Should supply chain professionals be worried about the competitiveness and long-term viability of Europe’s chemical sector?
According to a recent report commissioned by Cefic, Europe’s chemical industry association, the answer is a resounding yes: chemical plant closures in Europe surged sixfold since 2022, reaching a cumulative 37 Mt of capacity over the three year period, or around 9% of European production capacity; meanwhile, new investment has collapsed, with announced investment capacity falling from 2.7 Mt in 2022 to just 0.3 Mt in 2025.
Amid imminent closures and declining investment, the industry warns of “a growing asymmetry, potentially leading to a net capacity reduction of -30.2Mt.”
“It’s no longer a question of being five minutes before or after twelve,” said Marco Mensink, Cefic’s Director General. “The sector is under severe stress and breaking.”
The report, conducted by Roland Berger on behalf of Cefic, counted 70 closure announcements in 2025 alone; of these, 56 were for units with known capacity.
Energy cost competitiveness was cited as the primary rationale in 49% of all closures between 2022-2025, followed by low demand (19%), overcapacity (9%), and regulatory factors (8%).
What capacity is being lost
Capacity closures announced between 2022 and 2025 were first and foremost found within the upstream petrochemicals segment (losing 17.8 Mt between 2022 and 2025, or around 14% of the segment’s total production capacity), followed by basic inorganics (losing 11.7 Mt, or 8% of production capacity), polymers (5.4 Mt, 6%), and specialty chemicals (2.0 Mt, 4%).

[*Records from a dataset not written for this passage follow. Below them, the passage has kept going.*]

template <int WU, bool FA, bool IG = false, bool LL = false>
__global__ __launch_bounds__(64 * STREAM_NW, 8) void k_pair(FusedArgs a)
{
   static_assert(!(FA && IG), "SQ_IGNORE on FASTA input stays with k_stream");
   static_assert(!(LL && (FA || IG)), "the long-line variant serves plain text under SQ_FAIL / SQ_CONVERT");
   constexpr int NW = STREAM_NW;
   constexpr int CH = 128;
   constexpr int NQ = CH / 16;
   constexpr int NM = CH / 32;
   constexpr uint32_t TB = 64u * CH;
   static_assert(WU >= 4 && WU <= 8, "warm-up is 16 .. 32 bytes");
   extern __shared__ __align__(16) uint8_t dsmem[];
   const int tid = threadIdx.x, lane = tid & 63;
   const int wave = __builtin_amdgcn_readfirstlane(tid >> 6);
   {
      const fused_v4u *src = reinterpret_cast<const fused_v4u *>(a.dfa);
      for (uint32_t i = tid; i < a.dfa_rows; i += 64 * NW) reinterpret_cast<fused_v4u *>(dsmem)[i] = src[i];
   }
   __syncthreads();

   const uint32_t gwave = blockIdx.x * NW + wave, nwaves = gridDim.x * NW;
   if (a.clk_probe != nullptr && blockIdx.x == 0 && tid == 0) { a.clk_probe[0] = __builtin_readcyclecounter(); a.clk_probe[1] = wall_clock64(); }
   uint32_t wv_lines = 0, wv_hitlines = 0, wv_hdrs = 0, slice_pos = 0;
   bool wv_overflow = false;
   uint32_t wv_dirty = 0, wv_lastnl = 0;
   uint32_t dmode = 0;
   uint4 *slice = a.tmp + (size_t)gwave * a.slice_cap;
   const uint64_t lim = a.seg_base + a.seg_len;
   const uint64_t last = a.nbytes - 1;

   fused_v4u v[NQ];
   uint32_t halo = 0;
   uint32_t tile = gwave;
   while (tile < a.ntiles) {
      const uint64_t t0 = a.seg_base + (uint64_t)tile * TB;
      const bool partial = tile + 1 == a.ntiles && (a.seg_len % TB) != 0;
      const uint32_t next = tile + nwaves;
      uint32_t lane_off = (uint32_t)lane * CH;
      asm volatile("" : "+v"(lane_off));
      const uint64_t my = t0 + lane_off;
      {
         if (!partial) {
            const uint8_t *p = a.text + my;
#pragma unroll
            for (int q = 0; q < NQ; q++) v[q] = *reinterpret_cast<const fused_v4u_unaligned *>(p + 16 * q);
            uint32_t lid;
            asm volatile("v_mbcnt_lo_u32_b32 %0, -1, 0\n\tv_mbcnt_hi_u32_b32 %0, -1, %0" : "=v"(lid));
            halo = *reinterpret_cast<const pair_u32_unaligned *>(a.text + (t0 >= 32 ? t0 - 32 : 0) + ((lid & 7u) << 2));
         } else {
#pragma unroll
            for (int q = 0; q < NQ; q++) v[q] = dfa_load16(a.text, my + 16 * q, lim);
            const fused_v4u h0 = dfa_load16(a.text, t0 >= 32 ? t0 - 32 : 0, lim), h1 = dfa_load16(a.text, t0 >= 32 ? t0 - 16 : 0, lim);
            halo = pair_word8(h0, h1, 0);
#pragma unroll
            for (int k = 1; k < 8; k++) halo = (lane & 7) == k ? pair_word8(h0, h1, k) : halo;
         }
      }
      const bool halo_nl = t0 < 32;
      uint32_t hm[2], nmask[NM];
      if (!dmode) {
         uint32_t tile_bad;
         pair_walk<WU, true>(v, halo, halo_nl, hm, nmask, tile_bad);
         const uint64_t badlanes = __ballot(tile_bad != 0);
         dmode = (uint32_t)__builtin_amdgcn_readfirstlane(badlanes != 0 ? 1 : 0);
         if (LL && lane == 0) { a.tile_dirty[tile] = badlanes != 0 ? 1u : 0u; a.tile_dmask[tile] = badlanes; }
      } else {
         uint32_t unused;
         pair_walk<WU, false>(v, halo, halo_nl, hm, nmask, unused);
         if (LL && lane == 0) { a.tile_dirty[tile] = 1u; a.tile_dmask[tile] = ~0ull; }
      }
      if (dmode) {
         wv_dirty |= 1u;
#pragma unroll
         for (int r = 0; r < NM; r++) nmask[r] = stream_nl_mask32(v[2 * r], v[2 * r + 1], false);
      }
      uint32_t valid = CH;
      if (partial) {
         valid = lim > my ? (lim - my < CH ? (uint32_t)(lim - my) : (uint32_t)CH) : 0u;
#pragma unroll
         for (int r = 0; r < NM; r++) {
            const uint32_t lo = 32u * r;
            nmask[r] &= valid <= lo ? 0u : (valid >= lo + 32 ? 0xFFFFFFFFu : ~(0xFFFFFFFFu >> (valid - lo)));
         }
#pragma unroll
         for (int x = 0; x < 2; x++) {
            const uint32_t vx = valid <= 64u * x ? 0u : (valid - 64u * x >= 64u ? 64u : valid - 64u * x);
            const uint32_t np = (vx + 1u) >> 1;
            hm[x] &= np >= 32u ? 0xFFFFFFFFu : ~(0xFFFFFFFFu >> np);
         }
      }
      uint32_t mk[2] = {0u, 0u};
      const uint32_t walk_hm[2] = {hm[0], hm[1]};
      if (IG) {
         uint32_t e_tail = 0;
         if (t0 <= last && last < t0 + TB) { if (a.text[last] != '\n') e_tail = (uint32_t)(last - t0) + 1u; }
         else if (!partial && a.text[t0 + TB] == '\n') e_tail = TB;
         e_tail = (uint32_t)__builtin_amdgcn_readfirstlane((int)e_tail);
         uint32_t vm[NM], sk[NM], dn[NM];
#pragma unroll
         for (int r = 0; r < NM; r++) {
            const uint32_t lo = 32u * r;
            vm[r] = valid <= lo ? 0u : (valid >= lo + 32 ? 0xFFFFFFFFu : ~(0xFFFFFFFFu >> (valid - lo)));
            sk[r] = dmode ? pair_nonbase_mask32(v[2 * r], v[2 * r + 1]) & ~nmask[r] & vm[r] : 0u;
            dn[r] = ~(nmask[r] | sk[r]) & vm[r];
         }
         uint32_t cD[5], cS[5];
         cD[0] = 0; cS[0] = 0;
#pragma unroll
         for (int r = 0; r < NM; r++) { cD[r + 1] = cD[r] + (uint32_t)__popc(dn[r]); cS[r + 1] = cS[r] + (uint32_t)__popc(sk[r]); }
         const uint32_t end_after = (uint32_t)__builtin_amdgcn_update_dpp(0, (int)(nmask[0] >> 31), 0x130, 0xf, 0xf, true);
         uint32_t b_tail = 0;
         if (e_tail && (uint32_t)lane == (e_tail - 1u) / CH) b_tail = e_tail - (uint32_t)lane * CH;
         if (end_after) b_tail = CH;
         uint32_t baseD = 0, baseS = 0, seen_end = 0, firstP = 0, first_pq = 0;
         auto mark = [&](uint32_t pq) { if (pq < 32u) mk[0] |= 0x80000000u >> pq; else mk[1] |= 0x80000000u >> (pq - 32u); };
         auto line_end = [&](uint32_t b, uint32_t Dc, uint32_t Sc) {
            if (b >= 1u) {
               const uint32_t lineD = Dc + baseD, lineS = Sc + baseS;
               if (!seen_end) { firstP = 0x80000000u | (lineS << 14) | lineD; first_pq = (b - 1u) >> 1; }
               else if (lineS != 0u && lineD >= a.ig_thr) mark((b - 1u) >> 1);
            }
            baseD = 0u - Dc; baseS = 0u - Sc; seen_end = 1u;
         };
#pragma unroll
         for (int r = 0; r < NM; r++) {
            uint32_t mm = nmask[r];
            while (mm) {
               const uint32_t lz = (uint32_t)__builtin_clz(mm);
               mm &= ~(0x80000000u >> lz);
               line_end(32u * r + lz, cD[r] + (uint32_t)__popc((dn[r] >> 1) >> (31u - lz)), cS[r] + (uint32_t)__popc((sk[r] >> 1) >> (31u - lz)));
            }
         }
         if (__ballot(b_tail != 0u)) {
            if (b_tail == CH) line_end(CH, cD[4], cS[4]);
            else if (b_tail) line_end(b_tail, pair_count_before(dn, cD, b_tail), pair_count_before(sk, cS, b_tail));
         }
         uint32_t P = (seen_end << 31) | (cD[4] + baseD) | ((cS[4] + baseS) << 14);
#define PAIR_SEG(ctrl, rmask) { const uint32_t y = (uint32_t)__builtin_amdgcn_update_dpp(0, (int)P, ctrl, rmask, 0xf, true); P = (P >> 31) ? P : y + P; }
         PAIR_SEG(0x111, 0xf) PAIR_SEG(0x112, 0xf) PAIR_SEG(0x114, 0xf) PAIR_SEG(0x118, 0xf) PAIR_SEG(0x142, 0xa) PAIR_SEG(0x143, 0xc)
#undef PAIR_SEG
         const uint32_t starts_line = (uint32_t)__builtin_amdgcn_readfirstlane((t0 == 0 || (t0 >= 32 && ((uint32_t)__builtin_amdgcn_readlane((int)halo, 7) >> 24) == 0x0Au)) ? 1 : 0);
         const uint32_t before = stream_from_prev_lane(P, starts_line << 31);
         if ((firstP >> 31) && ((before >> 31) | starts_line)) {
            const uint32_t sum = (firstP & 0x0FFFFFFFu) + (before & 0x0FFFFFFFu);
            if ((sum >> 14) != 0u && (sum & 0x3FFFu) >= a.ig_thr) mark(first_pq);
         }
         {
            const uint32_t tile_valid = (uint32_t)__builtin_amdgcn_readfirstlane((int)(partial ? (uint32_t)(lim - t0) : TB));
            const uint32_t lv = (tile_valid - 1u) >> 7, bb = (tile_valid - 1u) & 127u;
            const uint32_t ng = (bb >> 5) == 0 ? nmask[0] : (bb >> 5) == 1 ? nmask[1] : (bb >> 5) == 2 ? nmask[2] : nmask[3];
            const uint32_t last_is_nl = (uint32_t)__builtin_amdgcn_readlane((int)((ng >> (31u - (bb & 31u))) & 1u), (int)lv);
            const bool buffer_last = t0 <= last && last < t0 + TB;
            if (!buffer_last && e_tail == 0u && !last_is_nl) {
               const uint32_t P63 = (uint32_t)__builtin_amdgcn_readlane((int)P, 63);
               const uint32_t started_here = (P63 >> 31) | starts_line;
               const uint64_t pk = t0 + tile_valid + 4u * (uint32_t)lane;
               uint32_t w = 0x0A0A0A0Au;
               if (pk + 4 <= a.nbytes) w = *reinterpret_cast<const pair_u32_unaligned *>(a.text + pk);
               else for (int i = 3; i >= 0; i--) w = (w << 8) | (pk + (uint64_t)i < a.nbytes ? (uint32_t)a.text[pk + i] : 0x0Au);
               const uint32_t nlf = nl_flags(w);
               const uint64_t nlb = __ballot(nlf != 0u);
               uint32_t qualifies = 1u;
               if (nlb != 0ull && started_here) {
                  const uint32_t F = (uint32_t)__builtin_ctzll(nlb);
                  const uint32_t nbytes_mine = (uint32_t)lane < F ? 4u : (uint32_t)lane == F ? ((uint32_t)__builtin_ctz(nlf) >> 3) : 0u;
                  const uint32_t keepm = nbytes_mine >= 4u ? 0xFFFFFFFFu : (1u << (8u * nbytes_mine)) - 1u;
                  const uint32_t y = (w ^ __builtin_amdgcn_perm(0x474E5554u, 0x43FF41FFu, w & 0x07070707u)) & keepm;
                  const uint32_t cs = (uint32_t)__popc((((y & 0x5F5F5F5Fu) + 0x7F7F7F7Fu) | y) & 0x80808080u);
                  const uint32_t tot = (uint32_t)__builtin_amdgcn_readlane((int)wave_incl_scan_u32((nbytes_mine - cs) | (cs << 16)), 63);
                  const uint32_t lineD = (P63 & 0x3FFFu) + (tot & 0xFFFFu), lineS = ((P63 >> 14) & 0x3FFFu) + (tot >> 16);
                  qualifies = (lineS != 0u && lineD >= a.ig_thr) ? 1u : 0u;
               }
               if (qualifies && (uint32_t)lane == lv) mark(bb >> 1);
            }
         }
         hm[0] |= mk[0]; hm[1] |= mk[1];
      }
      if (t0 <= last && last < t0 + TB) {
         const uint32_t o = (uint32_t)(last - t0);
         if ((uint32_t)lane == o / CH) {
            const uint32_t pos = o % CH;
#pragma unroll
            for (int r = 0; r < NM; r++)
               if ((pos >> 5) == (uint32_t)r) nmask[r] &= ~(0x80000000u >> (pos & 31));
         }
      }
      if (!LL && __ballot(((hm[0] & (hm[0] - 1u)) | (hm[1] & (hm[1] - 1u))) != 0)) {
#pragma unroll
         for (int x = 0; x < 2; x++) {
            const uint32_t n0 = nmask[2 * x], n1 = nmask[2 * x + 1], h = hm[x];
            const uint32_t f = n0 ? (uint32_t)__builtin_clz(n0) : (n1 ? 32u + (uint32_t)__builtin_clz(n1) : 64u);
            const uint32_t l = n1 ? 63u - (uint32_t)__builtin_ctz(n1) : (n0 ? 31u - (uint32_t)__builtin_ctz(n0) : 64u);
            const uint32_t na = f >= 64u ? 32u : (f + 1u) >> 1;
            const uint32_t sc = f >= 64u ? 32u : (l + 1u) >> 1;
            const uint32_t ma = na >= 32u ? 0xFFFFFFFFu : ~(0xFFFFFFFFu >> na);
            const uint32_t mc = sc >= 32u ? 0u : 0xFFFFFFFFu >> sc;
            const uint32_t ha = h & ma, hc = h & mc & ~ma;
            hm[x] = (h & ~ma & ~mc) | (ha ? (0x80000000u >> (uint32_t)__builtin_clz(ha)) | (ha & (0u - ha)) : 0u)
                                    | (hc ? (0x80000000u >> (uint32_t)__builtin_clz(hc)) | (hc & (0u - hc)) : 0u);
         }
      }
      uint32_t lane_nl = 0;
      const uint32_t lane_hits = (uint32_t)__popc(hm[0]) + (uint32_t)__popc(hm[1]);
#pragma unroll
      for (int r = 0; r < NM; r++) lane_nl += (uint32_t)__popc(nmask[r]);
      const uint32_t incl_h = wave_incl_scan_u32(lane_hits), incl_n = wave_incl_scan_u32(lane_nl);
      const uint32_t tot_h = (uint32_t)__builtin_amdgcn_readlane((int)incl_h, 63);
      const uint32_t tot_n = (uint32_t)__builtin_amdgcn_readlane((int)incl_n, 63);
      const uint32_t extra = (uint32_t)__builtin_amdgcn_readfirstlane((a.first_seg && tile == 0) ? 1 : 0);
      uint32_t dmask[NM], lane_hd = 0, excl_d = 0, tot_d = 0, hd_extra = 0;
#pragma unroll
      for (int r = 0; r < NM; r++) dmask[r] = 0;
      if (FA) {
#pragma unroll
         for (int r = 0; r < NM; r++) {
            uint32_t mm = nmask[r];
            while (mm) {
               const uint32_t lz = (uint32_t)__builtin_clz(mm);
               mm &= ~(0x80000000u >> lz);
               const uint64_t nxt = my + 32u * r + lz + 1;
               if (a.text[nxt] == '>') dmask[r] |= 0x80000000u >> lz;
            }
            lane_hd += (uint32_t)__popc(dmask[r]);
         }
         const uint32_t incl_d = wave_incl_scan_u32(lane_hd);
         excl_d = incl_d - lane_hd;
         tot_d = (uint32_t)__builtin_amdgcn_readlane((int)incl_d, 63);
         hd_extra = extra && a.text[0] == '>' ? 1u : 0u;
      }
      uint32_t incl_last = 0;
      if (tot_n && (tot_h || LL)) {
         uint32_t my_last = 0;
#pragma unroll
         for (int r = 0; r < NM; r++)
            if (nmask[r]) my_last = (uint32_t)lane * CH + 32u * r + (31u - (uint32_t)__builtin_ctz(nmask[r])) + 2u;
         incl_last = wave_incl_max_u32(my_last);
         if (LL) wv_lastnl = tile * TB + (uint32_t)__builtin_amdgcn_readlane((int)incl_last, 63) - 1u;
      }
      if (tot_h) {
         if (slice_pos + tot_h <= a.slice_cap) {
            uint32_t before = stream_from_prev_lane(incl_last, 0u);
            if (extra && before == 0) before = 1;
            if (lane_hits) {
               uint32_t ord = incl_h - lane_hits;
               uint32_t nlb = incl_n - lane_nl + extra - 1u - excl_d - hd_extra;
#pragma unroll
               for (int r = 0; r < NM; r++) {
                  uint32_t mm = (r & 1) ? hm[r >> 1] << 16 : hm[r >> 1] & 0xFFFF0000u;
                  const uint32_t mkm = (r & 1) ? mk[r >> 1] << 16 : mk[r >> 1] & 0xFFFF0000u;
                  const uint32_t wkm = (r & 1) ? walk_hm[r >> 1] << 16 : walk_hm[r >> 1] & 0xFFFF0000u;
                  while (mm) {
                     const uint32_t lp = (uint32_t)__builtin_clz(mm);
                     mm &= ~(0x80000000u >> lp);
                     const uint32_t isk = IG ? (((mkm << lp) >> 31) << 30) | ((((mkm & wkm) << lp) >> 31) << 29) : 0u;
                     uint32_t lz = 2u * lp + 1u;
                     if (partial && 32u * r + lz >= valid) lz = valid - 1u - 32u * r;
                     const uint32_t nlt = lz ? nmask[r] >> (32 - lz) : 0u;
                     const uint32_t nb = (uint32_t)__popc(nlt) - (FA && lz ? (uint32_t)__popc(dmask[r] >> (32 - lz)) : 0u);
                     const uint32_t st1 = nlt ? (uint32_t)lane * CH + 32u * r + lz - (uint32_t)__builtin_ctz(nlt) + 1u : before;
                     const uint32_t hp = (uint32_t)lane * CH + 32u * r + lz;
                     const uint32_t pos = st1 ? st1 - 1u : hp;
                     slice[slice_pos + ord] = make_uint4(tile | (st1 ? 0u : 0x80000000u) | isk, ord | ((hp - pos) << 13),
                                                         tile * TB + pos + a.pos_bias, nlb + nb);
                     ord++;
                  }
                  if (nmask[r]) before = (uint32_t)lane * CH + 32u * r + (31u - (uint32_t)__builtin_ctz(nmask[r])) + 2u;
                  nlb += (uint32_t)__popc(nmask[r]) - (uint32_t)__popc(dmask[r]);
               }
            }
            slice_pos += tot_h;
         } else {
            wv_overflow = true;
         }
      }
      if (lane == 0) {
         a.tile_cl[tile] = tot_n + extra - tot_d - hd_extra;
         a.tile_hits[tile] = tot_h;
      }
      if (!LL && tot_h && !tot_n && !partial && !(t0 <= last && last < t0 + TB)) wv_dirty |= 2u;
      wv_lines += tot_n + extra;
      wv_hdrs += tot_d + hd_extra;
      wv_hitlines += tot_h;
      tile = next;
   }
   if (lane == 0) {
      a.wg_hits[gwave] = wv_overflow ? 0u : slice_pos;
      a.wg_part[4 * gwave + 0] = wv_lines;
      a.wg_part[4 * gwave + 1] = wv_hdrs;
      if (LL) a.wg_lastnl[gwave] = wv_lastnl;
      a.wg_part[4 * gwave + 2] = wv_overflow ? (wv_hitlines | 0x80000000u) : wv_hitlines;
      a.wg_part[4 * gwave + 3] = wv_dirty;
   }   if (a.clk_probe != nullptr && blockIdx.x == 0 && tid == 0) { a.clk_probe[2] = __builtin_readcyclecounter(); a.clk_probe[3] = wall_clock64(); }
}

The 16% decline in European steam cracker capacity over the period concerned is all the more dramatic when compared to the situation between 2017 and 2022, when the segment saw a mere 1% reduction in capacity. This impacts Europe’s ability to make its own ethylene, propylene, and butadiene.
Anemic investment
On the investment side, the report notes 21 “confirmed” chemical investments in 2025, of which 14 had known capacity, amounting to some 7 Mt in total. Beyond those, it noted an additional 5 Mt of investments which had been announced but not yet confirmed by a final investment decision, construction start date, or completion; however, it cautioned that not all of those announcements would necessarily materialize.
Between 2022 and 2025, confirmed investments were found in the battery value chain (€1.9 billion), emissions reduction (also €1.9 billion), and recycling (€1.5 billion, mainly focused on chemical recycling of plastics to pyrolysis oil).
Impacts upstream
The European chemicals sector provides inputs worth €26.2 billion to the packaging industry each year, mostly in the form of plastics; €59 billion to agriculture and food, including fertilizers and additives; and €39.3 billion to the consumer products industry to make personal care items and household cleaning agents.
“As the backbone of manufacturing, healthcare, defence, water treatment, food production and clean‑energy technologies, the industry underpins countless regional value chains,” Ellen Mulder, Cefic’s communications manager, told Expana. “Its continued decline means higher costs for downstream industries, growing supply insecurity, and increased strategic vulnerability.”
Indeed, as the organization has previously explained, “the pandemic has highlighted the interdependencies within the chemical value chain, showing that disruptions can cause significant bottlenecks… [and reinforcing] the importance of maintaining a minimum level of local supply and demand to avoid cascading failures across the entire value chain.” It argues that relocation of production to cost-competitive regions introduces significant challenges, including extended supply delays, regulatory or compliance risks, and supply chain disruptions from policy changes or environmental regulations.